The problem with the whole energy idea is that your eyes are very insensitive to red light. A mW of green light will easily be 10x brighter to your eyes than a mW of red light (even though they are exactly the same energy). So by this logic, green should be the best for night vision as it is the lowest energy. However, I don't think this works. There would have to be another reason for red to preserve NV if this were true, and I don't think "it's dimmer" is a valid reason as then you could just use a dim white light.

EDIT: I just read that link, it explains it very well.


----------



## Chucula (Aug 16, 2010)

> Does anyone have any links to scientific articles, ideally in scholarly journals, that have tested if red light truly helps preserve human's night vision as opposed to simply dimmed light or using other colors? Testimonials, anecdotal stories, and marketer's pitch stories I can find thousands of examples of; that's not what I'm looking for.

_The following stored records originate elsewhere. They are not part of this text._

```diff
+    BIN_TRY(cudaMalloc(&keys_a, (size_t)n * 8));
+    BIN_TRY(cudaMalloc(&keys_b, (size_t)n * 8));
+    BIN_TRY(cudaMalloc(&ks_a, (size_t)n * 8));
+    BIN_TRY(cudaMalloc(&ks_b, (size_t)n * 8));
+    BIN_TRY(cudaMalloc(&cols, (size_t)n * 4));
+    BIN_TRY(cudaMalloc(&slots, (size_t)n * 4));
+    uint32_t *col_in = reinterpret_cast<uint32_t *>(keys_a);
+    int32_t *slot_in = reinterpret_cast<int32_t *>(ks_a);
+    {
+        size_t t1 = 0, t2 = 0;
+        BIN_TRY(cub::DeviceRadixSort::SortPairs(nullptr, t1, keys_a, keys_b, ks_a, ks_b, (int)n, 0, kbits, stream));
+        BIN_TRY(cub::DeviceRadixSort::SortPairs(nullptr, t2, col_in, reinterpret_cast<uint32_t *>(cols), slot_in,
+                                                slots, (int)n, 0, cbits, stream));
+        if (t2 > t1) t1 = t2;
+        BIN_TRY(cudaMalloc(&sort_tmp, t1 ? t1 : 16));
+        cold_keys_kernel<<<(unsigned)n_chunks, kColdBlock, 0, stream>>>(Aj2, nnz, chunk_off, band_nnz, cbits, keys_a,
+                                                                          ks_a);
+        BIN_TRY(cudaGetLastError());
+        BIN_TRY(cub::DeviceRadixSort::SortPairs(sort_tmp, t1, keys_a, keys_b, ks_a, ks_b, (int)n, 0, kbits, stream));
+        cold_slot_kernel<<<grid, 256, 0, stream>>>(keys_b, ks_b, n, (uint32_t)((1ull << cbits) - 1), Aj2, col_in,
+                                                   slot_in);
+        BIN_TRY(cudaGetLastError());
+        BIN_TRY(cub::DeviceRadixSort::SortPairs(sort_tmp, t1, col_in, reinterpret_cast<uint32_t *>(cols), slot_in,
+                                                slots, (int)n, 0, cbits, stream));
+        count_launch(2);
+    }
+    BIN_TRY(cudaStreamSynchronize(stream));
+    cleanup(true);
+#undef BIN_TRY
+    plan.cold_cols = cols;
+    plan.cold_slots = slots;
+    plan.n_cold = n;
+    plan.cold_bands = bands;
+    plan.band_nnz = band_nnz;
+    return SPMVB200_OK;
+}
+
+int build(const int32_t *Aj, int64_t nnz, int32_t n_cols, int64_t k_max, int64_t k_table, int64_t bin_bytes,
+          cudaStream_t stream, PlanEntry &e) {
     const DeviceInfo *di = nullptr;
     SPMV_TRY(current_device_info(&di));
     const unsigned grid = (unsigned)di->sm_count * 8;
@@ -188,6 +343,7 @@
                 e.n_cols = n_cols;                                      \
                 e.k_max = k_max;                                        \
                 e.k_table = k_table;                                    \
+                e.bin_bytes = bin_bytes;                                \
                 e.none = true;                                          \
                 return SPMVB200_OK;                                     \
             }                                                           \
@@ -248,6 +404,7 @@
     e.n_cols = n_cols;
     e.k_max = k_max;
     e.k_table = k_table;
+    e.bin_bytes = bin_bytes;
     if (K == 0 || (double)mass < (K == K_table + part_take ? 0.10 : 0.25) * (double)nnz) {
         cleanup();
         e.none = true;
@@ -285,6 +442,14 @@
     hot_remap_kernel<<<grid, 256, 0, stream>>>(Aj, nnz, rank_t, Aj2);
     count_launch(6);
     HOT_TRY(cudaGetLastError());
+    if (bin_bytes > 0) {
+        const int st = build_bins(Aj2, nnz, n_cols, bin_bytes, grid, stream, e.plan);
+        if (st != SPMVB200_OK) {
+            cleanup();
+            entry_free(e);
+            return st;
+        }
+    }
     HOT_TRY(cudaEventRecord(t1, stream));
     HOT_TRY(cudaStreamSynchronize(stream));
     float ms = 0.f;
@@ -310,8 +475,8 @@
     g_plans.clear();
 }
 
-int hot_plan_get(const int32_t *Aj, int64_t nnz, int32_t n_cols, int64_t k_max, int64_t k_table, cudaStream_t stream,
-                 bool may_build, const HotPlan **out) {
+int hot_plan_get(const int32_t *Aj, int64_t nnz, int32_t n_cols, int64_t k_max, int64_t k_table, int64_t bin_bytes,
+                 cudaStream_t stream, bool may_build, const HotPlan **out) {
     *out = nullptr;
     int dev = -1;
     SPMV_CUDA_TRY(cudaGetDevice(&dev));
@@ -319,7 +484,8 @@
     const PlanKey key{dev, (const void *)Aj};
     auto it = g_plans.find(key);
     if (it != g_plans.end() && (it->second.nnz != nnz || it->second.n_cols != n_cols ||
-                                (may_build && (it->second.k_max != k_max || it->second.k_table != k_table)))) {
+                                (may_build && (it->second.k_max != k_max || it->second.k_table != k_table ||
+                                               it->second.bin_bytes != bin_bytes)))) {
         entry_free(it->second);
         g_plans.erase(it);
         it = g_plans.end();
@@ -327,7 +493,7 @@
     if (it == g_plans.end()) {
         if (!may_build) return SPMVB200_OK;
         PlanEntry e;
-        SPMV_TRY(build(Aj, nnz, n_cols, k_max, k_table, stream, e));
+        SPMV_TRY(build(Aj, nnz, n_cols, k_max, k_table, bin_bytes, stream, e));
         it = g_plans.emplace(key, e).first;
     }
     if (!it->second.none) *out = &it->second.plan;
diff --git a/spmv_samples_b200/csrc/hotx_fill.cu b/spmv_samples_b200/csrc/hotx_fill.cu
--- a/spmv_samples_b200/csrc/hotx_fill.cu
+++ b/spmv_samples_b200/csrc/hotx_fill.cu
@@ -12,33 +12,61 @@
         x_hot[r] = __ldg(x + __ldg(hot_cols + r));
 }
 
+template <typename ValT>
+__global__ void __launch_bounds__(256)
+cold_fill_kernel(const ValT *__restrict__ x, const int32_t *__restrict__ cols, const int32_t *__restrict__ slots,
+                 int64_t n, ValT *__restrict__ bins) {
+    const uint64_t pol = policy_evict_first();
+    const int64_t stride = (int64_t)gridDim.x * blockDim.x * 4;
+    for (int64_t i = ((int64_t)blockIdx.x * blockDim.x + threadIdx.x) * 4; i < n; i += stride) {
+        if (i + 4 <= n) {
+            const int4 c = ldg_stream_int4(cols + i, pol);
+            const int4 s = ldg_stream_int4(slots + i, pol);
+            const ValT v0 = __ldg(x + c.x), v1 = __ldg(x + c.y), v2 = __ldg(x + c.z), v3 = __ldg(x + c.w);
+            bins[s.x] = v0;
+            bins[s.y] = v1;
+            bins[s.z] = v2;
+            bins[s.w] = v3;
+        } else {
+            for (int64_t j = i; j < n; ++j) bins[__ldg(slots + j)] = __ldg(x + __ldg(cols + j));
+        }
+    }
+}
+
 }
 
 template <typename ValT>
-int hot_gather(const HotPlan &plan, const ValT *x, cudaStream_t stream, const ValT **x_hot) {
+int hot_gather(const HotPlan &plan, const ValT *x, cudaStream_t stream, const ValT **x_hot, const ValT **x_cold) {
     const DeviceInfo *di = nullptr;
     SPMV_TRY(current_device_info(&di));
     void *buf = nullptr;
     SPMV_TRY(scratch_get(stream, SCRATCH_XHOT, (size_t)plan.K * sizeof(ValT), &buf));
     *x_hot = static_cast<const ValT *>(buf);
+    *x_cold = x;
+    void *bins = nullptr;
+    if (plan.n_cold > 0) {
+        SPMV_TRY(scratch_get(stream, SCRATCH_BINS, (size_t)plan.n_cold * sizeof(ValT), &bins));
+        *x_cold = static_cast<const ValT *>(bins);
+    }
     const int64_t cap = (int64_t)di->sm_count * 16;
     const int64_t fill = option_get("hot_x_fill", 0);
     if (fill == 3) return SPMVB200_OK;
     int64_t blocks = (plan.K + 255) / 256;
     if (blocks > cap) blocks = cap;
-    if (fill == 1) {
-        hot_gather_kernel<ValT><<<(unsigned)blocks, 256, 0, stream>>>(x, plan.hot_cols, plan.K,
-                                                                      static_cast<ValT *>(buf));
-        SPMV_LAUNCH_CHECK();
-        return SPMVB200_OK;
-    }
-    cudaStream_t side = nullptr;
-    SPMV_TRY(side_fork(stream, &side));
+    cudaStream_t side = stream;
+    if (fill != 1) SPMV_TRY(side_fork(stream, &side));
     hot_gather_kernel<ValT><<<(unsigned)blocks, 256, 0, side>>>(x, plan.hot_cols, plan.K, static_cast<ValT *>(buf));
     SPMV_LAUNCH_CHECK();
-    return side_join(stream);
+    if (plan.n_cold > 0) {
+        int64_t cblocks = (plan.n_cold + 1023) / 1024;
+        if (cblocks > cap) cblocks = cap;
+        cold_fill_kernel<ValT><<<(unsigned)cblocks, 256, 0, side>>>(x, plan.cold_cols, plan.cold_slots, plan.n_cold,
+                                                                     static_cast<ValT *>(bins));
+        SPMV_LAUNCH_CHECK();
+    }
+    return fill == 1 ? SPMVB200_OK : side_join(stream);
 }
-template int hot_gather<float>(const HotPlan &, const float *, cudaStream_t, const float **);
-template int hot_gather<double>(const HotPlan &, const double *, cudaStream_t, const double **);
+template int hot_gather<float>(const HotPlan &, const float *, cudaStream_t, const float **, const float **);
+template int hot_gather<double>(const HotPlan &, const double *, cudaStream_t, const double **, const double **);
 
 }
diff --git a/spmv_samples_b200/csrc/merge.cu b/spmv_samples_b200/csrc/merge.cu
--- a/spmv_samples_b200/csrc/merge.cu
+++ b/spmv_samples_b200/csrc/merge.cu
@@ -1006,14 +1006,18 @@
         const bool want_hot = hot_opt > 0 || (hot_opt < 0 && p.reuse_partition && (big_x || k_table > 0));
         const int64_t k_max = (hot_opt > 0 || big_x) ? option_get("hot_x_max_bytes", 32 << 20) / (int64_t)sizeof(ValT)
                                                      : k_table;
+        const int64_t bins_opt = option_get("hot_x_cold_bins", -1);
+        const int64_t bin_bytes = bins_opt > 0 || (bins_opt < 0 && big_x) ? option_get("hot_x_bin_bytes", 8 << 20) : 0;
         const HotPlan *hot = nullptr;
-        if (want_hot) SPMV_TRY(hot_plan_get(p.Aj, (int64_t)p.nnz, p.n_cols, k_max, k_table, p.stream, true, &hot));
+        if (want_hot)
+            SPMV_TRY(hot_plan_get(p.Aj, (int64_t)p.nnz, p.n_cols, k_max, k_table, bin_bytes > 0 ? bin_bytes : 0,
+                                  p.stream, true, &hot));
         else if (hot_opt < 0 && !p.reuse_partition) hot_plan_drop(p.Aj);
         make_launch_cfg(lc, dim3((unsigned)num_tiles), dim3(RB), 0, p.stream, p.x,
                         (size_t)p.n_cols * sizeof(ValT));
         if (hot) {
-            const ValT *x_hot = nullptr;
-            SPMV_TRY(hot_gather<ValT>(*hot, p.x, p.stream, &x_hot));
+            const ValT *x_hot = nullptr, *x_cold = nullptr;
+            SPMV_TRY(hot_gather<ValT>(*hot, p.x, p.stream, &x_hot, &x_cold));
             const ValT *x_hot_biased = x_hot - ((ptrdiff_t)1 << 31);
             if (k_table > 0 && hot->K_table > 0) {
                 auto tkernel = p.peers.n < 0 ? merge_tile_table_kernel<2, OffT, ValT>
@@ -1031,7 +1035,7 @@
                 make_launch_cfg(lc, dim3((unsigned)(want_ctas < max_ctas ? want_ctas : max_ctas)),
                                 dim3(kTableGroups * kTableBlock), smem, p.stream, p.x, (size_t)p.n_cols * sizeof(ValT));
                 KernelTimerScope timed(p.stream);
-                SPMV_CUDA_TRY(cudaLaunchKernelEx(&lc.cfg, tkernel, p.n_rows, p.nnz, p.Ap, hot->Aj2, p.Ax, p.x, p.y,
+                SPMV_CUDA_TRY(cudaLaunchKernelEx(&lc.cfg, tkernel, p.n_rows, p.nnz, p.Ap, hot->Aj2, p.Ax, x_cold, p.y,
                                                  p.alpha_dev, p.peers, (const int32_t *)coords,
                                                  static_cast<int32_t *>(crow), static_cast<ValT *>(cval),
                                                  x_hot_biased, x_hot, table_n, num_tiles));
@@ -1044,7 +1048,7 @@
                                                   : merge_tile_hot_kernel<0, RB, 0, OffT, ValT>);
             SPMV_TRY(apply_carveout(reinterpret_cast<const void *>(kernel), carveout));
             KernelTimerScope timed(p.stream);
-            SPMV_CUDA_TRY(cudaLaunchKernelEx(&lc.cfg, kernel, p.n_rows, p.nnz, p.Ap, hot->Aj2, p.Ax, p.x, p.y,
+            SPMV_CUDA_TRY(cudaLaunchKernelEx(&lc.cfg, kernel, p.n_rows, p.nnz, p.Ap, hot->Aj2, p.Ax, x_cold, p.y,
                                              p.alpha_dev, p.peers, (const int32_t *)coords,
                                              static_cast<int32_t *>(crow), static_cast<ValT *>(cval),
                                              x_hot_biased));
diff --git a/spmv_samples_b200/csrc/runtime.cu b/spmv_samples_b200/csrc/runtime.cu
--- a/spmv_samples_b200/csrc/runtime.cu
+++ b/spmv_samples_b200/csrc/runtime.cu
@@ -54,6 +54,8 @@
         {"side_stream", 0},
         {"hot_x_fill", 0},
         {"hot_x_max_bytes", 32ll << 20},
+        {"hot_x_cold_bins", -1},
+        {"hot_x_bin_bytes", 8ll << 20},
         {"power_exchange", -1},
         {"stream_ctas_per_sm", 3},
         {"cusparse_alg", 0},
diff --git a/spmv_samples_b200/spmv.py b/spmv_samples_b200/spmv.py
--- a/spmv_samples_b200/spmv.py
+++ b/spmv_samples_b200/spmv.py
@@ -256,9 +256,14 @@
         _lib.check(st, "spmvb200_hot_x_info")
         tk, tshare = C.c_int64(0), C.c_double(0.0)
         st = _lib.lib().spmvb200_hot_x_table_info(_ptr(Aj), C.byref(tk), C.byref(tshare))
-    _lib.check(st, "spmvb200_hot_x_table_info")
+        _lib.check(st, "spmvb200_hot_x_table_info")
+        slots, bands, band_nnz = C.c_int64(0), C.c_int64(0), C.c_int64(0)
+        st = _lib.lib().spmvb200_hot_x_cold_info(_ptr(Aj), C.byref(slots), C.byref(bands), C.byref(band_nnz))
+    _lib.check(st, "spmvb200_hot_x_cold_info")
     return {"hot_columns": int(k.value), "hot_share": float(share.value), "build_ms": float(ms.value),
-            "table_columns": int(tk.value), "table_share": float(tshare.value)}
+            "table_columns": int(tk.value), "table_share": float(tshare.value),
+            "cold_slots": int(slots.value), "cold_bands": int(bands.value), "cold_band_nnz": int(band_nnz.value),
+            "cold_bin_bytes_f32": 4 * int(slots.value)}
 
 
 def release_cache() -> None:
```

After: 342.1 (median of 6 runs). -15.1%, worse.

Suppose you find that scholarly journals claim red light is a myth. Are you going to believe them blindly and ignore all of your personal experience, assuming that it is automatically right because "scientists" said so? What if you find two articles that contradict each other? 

Buy a red and white keychain light, go into a dark room, and test it yourself. If it works or doesnt work for you, go by that. It is pathetic to ask "scientists" if something looks a certain way to _your _eye.

FWIW, I keep a red photon freedom next to my bed because regular white lights, even on low mode, shock my dark-adapted eyes.


----------



## gcronau (Aug 16, 2010)

There was an excellent article on how night vision works in an issue of Astronomy magazine way back in the 70's. (Don't ask me for the volume and issue number. The best I can do is that it was probably around 1976 give or take a year.)

The numbers quoted were interesting. Going from a very bright room to a very dark one will cause your pupils to expand fairly quickly, but the increase in light gathering from pupil dilation is only about 10x.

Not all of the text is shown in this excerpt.